:: TASK TO COMPLETE ::
Give only a number in reply. It should be how many lines in the records contain the string "npair".

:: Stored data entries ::
·····

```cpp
template <typename T, int HD, bool DMA, int LG>
struct AttnKVStage {
  using W = typename AMap<LG>::W;
  static constexpr int TILE = DMA ? 64 * 64 : ACfg<T, HD>::TILE;
  const AttnParams& p;
  T* const Ks;
  T* const Vs;
  unsigned long long* const ab;
  const int t, l, w;
  W bits, fullbits, wbits;
  at_i32x4 k_rs, v_rs, qb_rs;
  TileOffs<T, HD> kv_of;
  bool w0;
  TileRegs<T, HD> rk, rv;
  unsigned long long rb = 0ull;
  int dv_[2] = {0, 0};

  __device__ __forceinline__ AttnKVStage(const AttnParams& p_, unsigned char* smem, int t_)
      : p(p_), Ks((T*)smem), Vs(Ks + 2 * TILE), ab((unsigned long long*)(Vs + 2 * TILE)), t(t_), l(t_ & 63), w(t_ >> 6) {}
  __device__ __forceinline__ void init(int b, int kvh, int qt) {
    const int nt = (p.T + 63) / 64;
// ... 326 lines not shown
    const T* krow = (const T*)p.k + (tok0 + kr) * p.ld + kvh * HD;
    const T* vrow = (const T*)p.v + (tok0 + kr) * p.ld + kvh * HD;
#pragma unroll
    for (int s = 0; s < 4; ++s) { kf[s] = *(const bf16x8*)(krow + 16 * s + 8 * h); vf[s] = *(const bf16x8*)(vrow + 16 * s + 8 * h); }
  }
  f32x16 dK[2], dV[2];
#pragma unroll
  for (int i = 0; i < 16; ++i) { dK[0][i] = 0.f; dK[1][i] = 0.f; dV[0][i] = 0.f; dV[1][i] = 0.f; }
  const int qa = p.q_active != nullptr ? p.q_active[b] : NTM;
  const W act = map_below<LG>(qa);
  const int t0i = b * nt + 2 * pr, t1i = min(2 * pr + 1, nt - 1) + b * nt;
  const W bits = map_uniform((W)((kmap[t0i] | (2 * pr + 1 < nt ? kmap[t1i] : (W)0)) & act));
  const int kti = b * nt + min(kvt, nt - 1);
  const W fullbits = tile_ok ? map_uniform(kmap_full[kti]) : (W)0;
  const W wbits = tile_ok ? map_uniform((W)(kmap16[kti * 4 + 2 * (w & 1)] | kmap16[kti * 4 + 2 * (w & 1) + 1])) : (W)0;
  const at_i32x4 q_rs = at_rsrc((const T*)p.q + tok0 * p.ld + kvh * rep * HD, ((long long)(p.T - 1) * p.ld + rep * HD) * sizeof(T));
  const at_i32x4 do_rs = at_rsrc((const T*)p.dO + tok0 * p.ldo + kvh * rep * HD, ((long long)(p.T - 1) * p.ldo + rep * HD) * sizeof(T));
  const at_i32x4 lse_rs = at_rsrc(p.lse + ((long long)b * p.H + kvh * rep) * p.T, (long long)rep * p.T * 4);
  const at_i32x4 dl_rs = at_rsrc(p.delta + ((long long)b * p.H + kvh * rep) * p.T, (long long)rep * p.T * 4);
  const at_i32x4 kb_rs = at_rsrc(p.kbits + (long long)kti * nt * 64, tile_ok ? (long long)nt * 64 * 8 : 0);
  int qv_[2], dv_[2];
#pragma unroll
  for (int k = 0; k < 2; ++k) {
    const int row = 16 * w + 8 * k + (l >> 3), ch = (l & 7) ^ sw32(row);
    qv_[k] = (int)((row * p.ld + ch * 8) * sizeof(T));
    dv_[k] = (int)((row * p.ldo + ch * 8) * sizeof(T));
  }
  const int G = h ^ sw32(r32);
  const int i16 = l & 15, g16 = (l >> 4) & 1;
  const int Lc = (2 * g16 + ((i16 & 3) >> 1)) ^ ((((i16 >> 2) >> 1) & 1) << 2 | (h << 1));
// ... 34 lines not shown
  for (int s = 0; s < 4; ++s) asm volatile("" : "+v"(kf[s]), "+v"(vf[s]));
  asm volatile("" : "+v"(wk));
  __syncthreads();
  tr_[1] = KVT_NOW();
  while (it < end) {
    [[maybe_unused]] const unsigned long long ta = KVT_NOW();
    const int nxt = next_item(it + 1);
    if (nxt < end) stage(nxt, cur ^ 1);
    [[maybe_unused]] const unsigned long long tb = KVT_NOW();
    if ((wbits >> (it & (NTM - 1))) & 1u) {
      const bool fullt = (fullbits >> (it & (NTM - 1))) & 1u;
      const unsigned char* Qc = Qb + cur * (TB * 2);
      const unsigned char* dOc = dOb + cur * (TB * 2);
#pragma unroll
      for (int qb = 0; qb < 2; ++qb) {
        f32x16 S, dP;
#pragma unroll
        for (int k = 0; k < 4; ++k) {
          const float4 l4 = *(const float4*)(lse2 + cur * 64 + 32 * qb + 8 * k + 4 * h);
          const float4 d4 = *(const float4*)(dls + cur * 64 + 32 * qb + 8 * k + 4 * h);
          S[4 * k] = l4.x; S[4 * k + 1] = l4.y; S[4 * k + 2] = l4.z; S[4 * k + 3] = l4.w;
          dP[4 * k] = d4.x; dP[4 * k + 1] = d4.y; dP[4 * k + 2] = d4.z; dP[4 * k + 3] = d4.w;
        }
#pragma unroll
        for (int s = 0; s < 4; ++s) {
          S = mfma32(*(const bf16x8*)(Qc + qb * 4096 + a_row[s]), kf[s], S);
          dP = mfma32(*(const bf16x8*)(dOc + qb * 4096 + a_row[s]), vf[s], dP);
        }
        const unsigned int w32 = (unsigned int)(qb ? (wk >> 32) : wk);
        if (!fullt && __builtin_amdgcn_ballot_w64(w32 != 0xFFFFFFFFu) != 0ull) {
// ... 255 lines not shown
  if (rc) return rc;
  if constexpr (is_bf16<T>::value && HD == 64) {
    if (attn_kv_pairs(p)) {
      const int npair = ((p.T + 63) / 64 + 1) / 2;
      hipLaunchKernelGGL(attn_bwd_kv32_kernel<LG>, dim3(npair * p.KV * p.B), dim3(256), 4 * 64 * 64 * 2 + 256 * 4, s, p);
      HIP_CHECK(hipGetLastError());
      return RSYS_OK;
    }
  }
  hipLaunchKernelGGL((attn_bwd_kv_kernel<T, HD, LG>), dim3(((p.T + 63) / 64) * p.KV * p.B), dim3(256), sm_kv, s, p);
  HIP_CHECK(hipGetLastError());
  return RSYS_OK;
}

template <typename T>
int launch_attn_bwd(const AttnParams& p, hipStream_t s) {
  int rc = check_attn(p, sizeof(T));
  if (rc) return rc;
  ARG_CHECK(p.H / p.KV <= 8, "attention: at most 8 query heads per kv head");
  return attn_for_hd_lg(p, [&](auto hd, auto lg) { return attn_bwd_hd<T, decltype(hd)::value, decltype(lg)::value>(p, s); });
}
template int launch_attn_bwd<bf16>(const AttnParams&, hipStream_t);
template int launch_attn_bwd<float>(const AttnParams&, hipStream_t);

}

#ifdef ATTN_KV_TRACE
extern "C" __attribute__((visibility("default"))) int rsys_attn_trace_read(void* dst, unsigned long long n) {
  return (int)hipMemcpyFromSymbol(dst, HIP_SYMBOL(rsys::rsys_attn_trace), n);
}
#endif
// ... 1 lines not shown
```

### recommendersystem_amd/csrc/attention_maps.hip

```cpp
#include "attention_common.hpp"

namespace rsys {

#define KEY_NO_Q ((int)0xFFFFE000u)
#define KEY_NO_K ((int)0xFFFFFFFFu)
__device__ __forceinline__ int token_key(int uid, int tm) { return (int)(((unsigned int)uid << 12) | (unsigned int)tm); }

extern "C" __device__ int rsys_at_writelane(int value, int lane, int old) __asm("llvm.amdgcn.writelane.i32");
template <int LG>
__global__ __launch_bounds__(256) void attn_tilemap_kernel(AttnParams p) {
  using W = typename AMap<LG>::W;
  constexpr int NTM = 1 << LG;
  __shared__ W any_bits, any16[4];
  __shared__ unsigned int kany[NTM];
  __shared__ int cnt[NTM];
  __shared__ unsigned short kcols[NTM][64][4];
  __shared__ int keys[64 * NTM];
  __shared__ int qkeys[64];
  const int qt = blockIdx.x, b = blockIdx.y, t = threadIdx.x, l = t & 63, w = t >> 6;
  const int nt = (p.T + 63) / 64;
  const long long base = (long long)b * p.T;
  if (t == 0) any_bits = 0u;
  if (t < 4) any16[t] = 0u;
  if (t < NTM) { cnt[t] = 0; kany[t] = 0u; }
  for (int i = t; i < nt * 64; i += 256) keys[i] = i < p.T ? token_key(p.uid[base + i], p.tm[base + i]) : KEY_NO_K;
  int myq = KEY_NO_Q;
  if (l < 16) { const int q = qt * 64 + w * 16 + l; if (q < p.T) myq = token_key(p.uid[base + q], p.tm[base + q]); }
  if (l < 16) qkeys[w * 16 + l] = myq;
  __syncthreads();
  int aq[16], aq0[16];
// ... 14 lines not shown
    }
    if (n) {
      int qlo = 0, qhi = 0;
#pragma unroll
      for (int i = 0; i < 16; ++i) {
        const bool hit = ak == aq[i] || ak == aq0[i];
        const unsigned long long hb = __ballot(hit);
        qlo = rsys_at_writelane((int)(unsigned int)hb, i, qlo);
        qhi = rsys_at_writelane((int)(unsigned int)(hb >> 32), i, qhi);
        kcol |= hit ? (1u << i) : 0u;
      }
      qrow = ((unsigned long long)(unsigned int)qhi << 32) | (unsigned int)qlo;
    }
    if (l < 16) p.qbits[(((long long)b * nt + qt) * nt + j) * 64 + w * 16 + l] = qrow;
    kcols[j][l][w] = (unsigned short)kcol;
    if (n) {
      wany |= (W)1 << j;
      const unsigned long long km = __ballot(mine);
      unsigned int kg = 0u;
#pragma unroll
      for (int g4 = 0; g4 < 4; ++g4) kg |= ((km >> (16 * g4)) & 0xFFFFull) ? (1u << g4) : 0u;
      if (l == 0) { atomicAdd(&cnt[j], n); atomicOr(&kany[j], kg); }
    }
  }
  if (l == 0) { any16[w] = wany; atomicOr(&any_bits, wany); }
  __syncthreads();
  for (int c = t; c < nt * 64; c += 256)
    p.kbits[(((long long)b * nt + (c >> 6)) * nt + qt) * 64 + (c & 63)] = *(const unsigned long long*)kcols[c >> 6][c & 63];
  if (t < nt) {
    const bool any = (any_bits >> t) & 1u, full = cnt[t] == 4096;
    if (any) atomicOr(&map_ptr<LG>(p.kmap)[b * nt + t], (W)1 << qt);
    if (full) atomicOr(&map_ptr<LG>(p.kmap_full)[b * nt + t], (W)1 << qt);
    if (full) atomicOr(&map_ptr<LG>(p.qmap_full)[b * nt + qt], (W)1 << t);
    const unsigned int kg = kany[t];
#pragma unroll
    for (int g4 = 0; g4 < 4; ++g4)
      if ((kg >> g4) & 1u) atomicOr(&map_ptr<LG>(p.kmap16)[(b * nt + t) * 4 + g4], (W)1 << qt);
  }
  if (t == 0) map_ptr<LG>(p.qmap)[b * nt + qt] = any_bits;
  if (t < 4) map_ptr<LG>(p.qmap16)[(b * nt + qt) * 4 + t] = any16[t];
}

static int attn_order_chunk_cap(int lg) { return lg == 5 ? 400 : 200; }
template <int LG>
__global__ __launch_bounds__(256) void attn_order_kernel(AttnParams p, int R, int identity, int kv_pairs) {
  using W = typename AMap<LG>::W;
  constexpr int NTM = 1 << LG, OS = NTM + 2;
  const W *qmap = map_ptr<LG>(p.qmap), *kmap = map_ptr<LG>(p.kmap);
  extern __shared__ int ocnt[];
  const int side = blockIdx.y, nt = (p.T + 63) / 64, n_groups = p.B * p.KV;
  const int n_inner = side == 0 ? (p.H / p.KV / R) * nt : (kv_pairs ? (nt + 1) / 2 : nt);
  int* out = side == 0 ? p.order_q : p.order_k;
// ... 49 lines not shown
  }
}

AttnOrderPlan attn_order_plan(const AttnParams& p) {
  AttnOrderPlan o{};
  const int nt = (p.T + 63) / 64, n_groups = p.B * p.KV;
  o.R = attn_heads_per_wg(p); o.kv_pairs = attn_kv_pairs(p) ? 1 : 0;
  o.lists = (n_groups & 7) == 0 ? 8 : 1;
  o.n_inner_q = (p.H / p.KV / o.R) * nt; o.n_inner_k = o.kv_pairs ? (nt + 1) / 2 : nt;
  const int ns_max = (n_groups / o.lists) * (p.H / p.KV) * nt;
  o.chunk_cap = attn_order_chunk_cap(nt > 32 ? 6 : 5); o.chunks = (ns_max + 63) / 64;
  o.identity = o.chunks > o.chunk_cap ? 1 : 0;
  return o;
}

int launch_attn_tilemap(const AttnParams& p, hipStream_t s) {
  ARG_CHECK(p.T % 8 == 0 && (p.T + 63) / 64 <= 64, "attention: T must be a multiple of 8 and <= 4096");
  ARG_CHECK(p.qbits != nullptr && p.kbits != nullptr, "attention: the pair-bit buffers (AttnParams::qbits / kbits) are required");
  const bool wide = (p.T + 63) / 64 > 32;
  ARG_CHECK(p.maps_zero_base != nullptr, "attention: the tile maps come from attn_maps_alloc (AttnParams::maps_zero_base)");
  HIP_CHECK(hipMemsetAsync(p.maps_zero_base, 0, p.maps_zero_bytes, s));
  if (wide) hipLaunchKernelGGL(attn_tilemap_kernel<6>, dim3((p.T + 63) / 64, p.B), dim3(256), 0, s, p);
  else hipLaunchKernelGGL(attn_tilemap_kernel<5>, dim3((p.T + 63) / 64, p.B), dim3(256), 0, s, p);
  if (p.order_q != nullptr || p.order_k != nullptr) {
    const AttnOrderPlan o = attn_order_plan(p);
    const dim3 og(o.lists, 2);
    const size_t rows = (size_t)(std::min(o.chunks, o.chunk_cap) + 1);
    if (wide) hipLaunchKernelGGL(attn_order_kernel<6>, og, dim3(256), rows * 66 * 4, s, p, o.R, o.identity, o.kv_pairs);
    else hipLaunchKernelGGL(attn_order_kernel<5>, og, dim3(256), rows * 34 * 4, s, p, o.R, o.identity, o.kv_pairs);
  }
  HIP_CHECK(hipGetLastError());
// ... 5 lines not shown
```

### recommendersystem_amd/csrc/capi_ops.hip

```cpp
#include <algorithm>
#include <string.h>

#include "model_internal.hpp"

using namespace rsys;

namespace {
struct HookScratch {
  const char* who;
  std::vector<void*> bufs;
  explicit HookScratch(const char* who_) : who(who_) {}
  ~HookScratch() { hipDeviceSynchronize(); for (void* p : bufs) hipFree(p); }
  int alloc(void** p, size_t bytes) {
    if (hipMalloc(p, bytes ? bytes : 16) != hipSuccess) {
      (void)hipGetLastError();
      *p = nullptr;
      set_error(std::string(who) + ": no device memory for the call's scratch");
      return RSYS_ERR_HIP;
    }
    bufs.push_back(*p);
    return RSYS_OK;
  }
  template <typename T> int get(T** p, size_t count) { return alloc((void**)p, count * sizeof(T)); }
};
// ... 34 lines not shown
    set_error(std::string(who) + ": the ordered (deterministic) branch did not run");
    return RSYS_ERR_STATE;
  }
};
int hook_ints(const int32_t* dev, long long n, std::vector<int>& out) {
  out.resize((size_t)std::max(n, 0LL));
  if (n > 0) HIP_CHECK(hipMemcpy(out.data(), dev, (size_t)n * 4, hipMemcpyDeviceToHost));
  return RSYS_OK;
}
int hook_attn_maps(HookScratch& scratch, AttnParams& p, AttnMaps& maps, bool fill = false, const int32_t* uid_prev = nullptr,
                   const int32_t* tm_prev = nullptr) {
  RC(attn_maps_alloc(maps, p.B, p.T, p.H, p.KV, [&](void** b, size_t bytes) { return scratch.alloc(b, bytes); }));
  maps.apply(p);
  if (fill) {
    const size_t nt = (size_t)(p.T + 63) / 64;
    HIP_CHECK(hipMemsetAsync(maps.zero_base, 0xA5, 12 * maps.map_bytes, nullptr));
    HIP_CHECK(hipMemsetAsync(maps.order_q, 0xA5, (size_t)p.B * p.H * nt * 4, nullptr));
    HIP_CHECK(hipMemsetAsync(maps.order_k, 0xA5, (size_t)p.B * p.KV * nt * 4, nullptr));
    HIP_CHECK(hipMemsetAsync(maps.qbits, 0xA5, (size_t)p.B * nt * nt * 64 * 8, nullptr));
    HIP_CHECK(hipMemsetAsync(maps.kbits, 0xA5, (size_t)p.B * nt * nt * 64 * 8, nullptr));
  }
  if (uid_prev != nullptr) {
    AttnParams prev = p;
    prev.uid = uid_prev; prev.tm = tm_prev;
    RC(launch_attn_tilemap(prev, nullptr));
  }
  return launch_attn_tilemap(p, nullptr);
}
GemmParams hook_dw_params(const void* A, const void* B, void* C, int32_t M, int32_t N, int32_t K, int64_t lda, int64_t ldb, int64_t ldc,
                          int32_t f8, const float* f8_desc, int32_t f8_rseg, int32_t f8_rowmode) {
  GemmParams p{};
// ... 171 lines not shown
  switches_parse();
  ARG_CHECK(A8 != nullptr && B8 != nullptr && C != nullptr, "rsys_op_gemm_f8_splitk: null operand");
  ARG_CHECK(launches >= 1, "rsys_op_gemm_f8_splitk: launches >= 1");
  const GemmParams p = hook_dw_params(A8, B8, C, M, N, K, lda, ldb, ldc, 2, desc_dev, rseg, rowmode);
  int rc = RSYS_OK;
  for (int i = 0; i < launches && rc == RSYS_OK; ++i) rc = launch_gemm8p_f8_splitk(p, nullptr);
  return hook_finish(rc);
}

int32_t rsys_op_attention(int32_t dtype, int32_t B, int32_t T, int32_t H, int32_t KV, int32_t hd, const void* qkv,
                          const int32_t* uid, const int32_t* tm, void* O, float* lse, const void* dO, void* dqkv,
                          const float* rope_cos, const float* rope_sin) {
  return rsys_op_attention_ex(dtype, B, T, H, KV, hd, qkv, uid, tm, O, lse, dO, dqkv, rope_cos, rope_sin, nullptr, T, nullptr, nullptr, nullptr);
}

int32_t rsys_op_attention_ex(int32_t dtype, int32_t B, int32_t T, int32_t H, int32_t KV, int32_t hd, const void* qkv,
                             const int32_t* uid, const int32_t* tm, void* O, float* lse, const void* dO, void* dqkv,
                             const float* rope_cos, const float* rope_sin, const int32_t* rope_pos, int32_t rope_rows,
                             const int32_t* q_active, float* amax_fwd, float* amax_bwd) {
  switches_parse();
  ARG_CHECK(dtype == RSYS_DTYPE_BF16 || dtype == RSYS_DTYPE_FP32, "rsys_op_attention: dtype fp32 or bf16");
  ARG_CHECK(B >= 1 && T >= 1 && H >= 1 && KV >= 1 && qkv && uid && tm && O && lse, "rsys_op_attention: null or empty");
  ARG_CHECK(!dO || (dqkv && rope_cos && rope_sin), "rsys_op_attention: the backward needs dqkv and the rope tables");
  if (dO && rope_pos) {
    std::vector<int32_t> pos((size_t)B * T);
    HIP_CHECK(hipMemcpy(pos.data(), rope_pos, pos.size() * 4, hipMemcpyDeviceToHost));
    for (int32_t v : pos) ARG_CHECK(v >= 0 && v < rope_rows, "rsys_op_attention: rope_pos outside the tables");
  } else if (dO) {
    ARG_CHECK(rope_rows >= T, "rsys_op_attention: rope tables shorter than T");
  }
  const size_t e = dtype == RSYS_DTYPE_BF16 ? 2 : 4;
  AttnParams p{};
  p.B = B; p.T = T; p.H = H; p.KV = KV; p.hd = hd; p.is_bf16 = dtype == RSYS_DTYPE_BF16;
  p.q = qkv; p.k = (const unsigned char*)qkv + (size_t)H * hd * e; p.v = (const unsigned char*)qkv + (size_t)(H + KV) * hd * e;
  p.ld = (long long)(H + 2 * KV) * hd;
  p.o = O; p.ldo = (long long)H * hd; p.lse = lse; p.uid = uid; p.tm = tm;
  HookScratch scratch("rsys_op_attention");
  AttnMaps maps; float* delta = nullptr;
  RC(scratch.get(&delta, (size_t)B * H * T));
  p.delta = delta;
  p.dO = dO; p.dq = dqkv; p.dk = (unsigned char*)dqkv + (size_t)H * hd * e;
  p.dv = (unsigned char*)dqkv + (size_t)(H + KV) * hd * e; p.ldg = p.ld;
  p.rope_cos = rope_cos; p.rope_sin = rope_sin; p.rope_pos = rope_pos; p.q_active = q_active;
  if (q_active) HIP_CHECK(hipMemsetAsync(delta, 0xFF, sizeof(float) * B * H * T, nullptr));
  int rc = hook_attn_maps(scratch, p, maps);
  p.f8_amax = amax_fwd;
  if (!rc) rc = BY_DTYPE(dtype, launch_attn_fwd<Elt>(p, nullptr));
  p.f8_amax = amax_bwd;
  if (!rc && dO) rc = BY_DTYPE(dtype, launch_attn_bwd<Elt>(p, nullptr));
  return hook_finish(rc);
}
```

·····

:: REPLY ::
2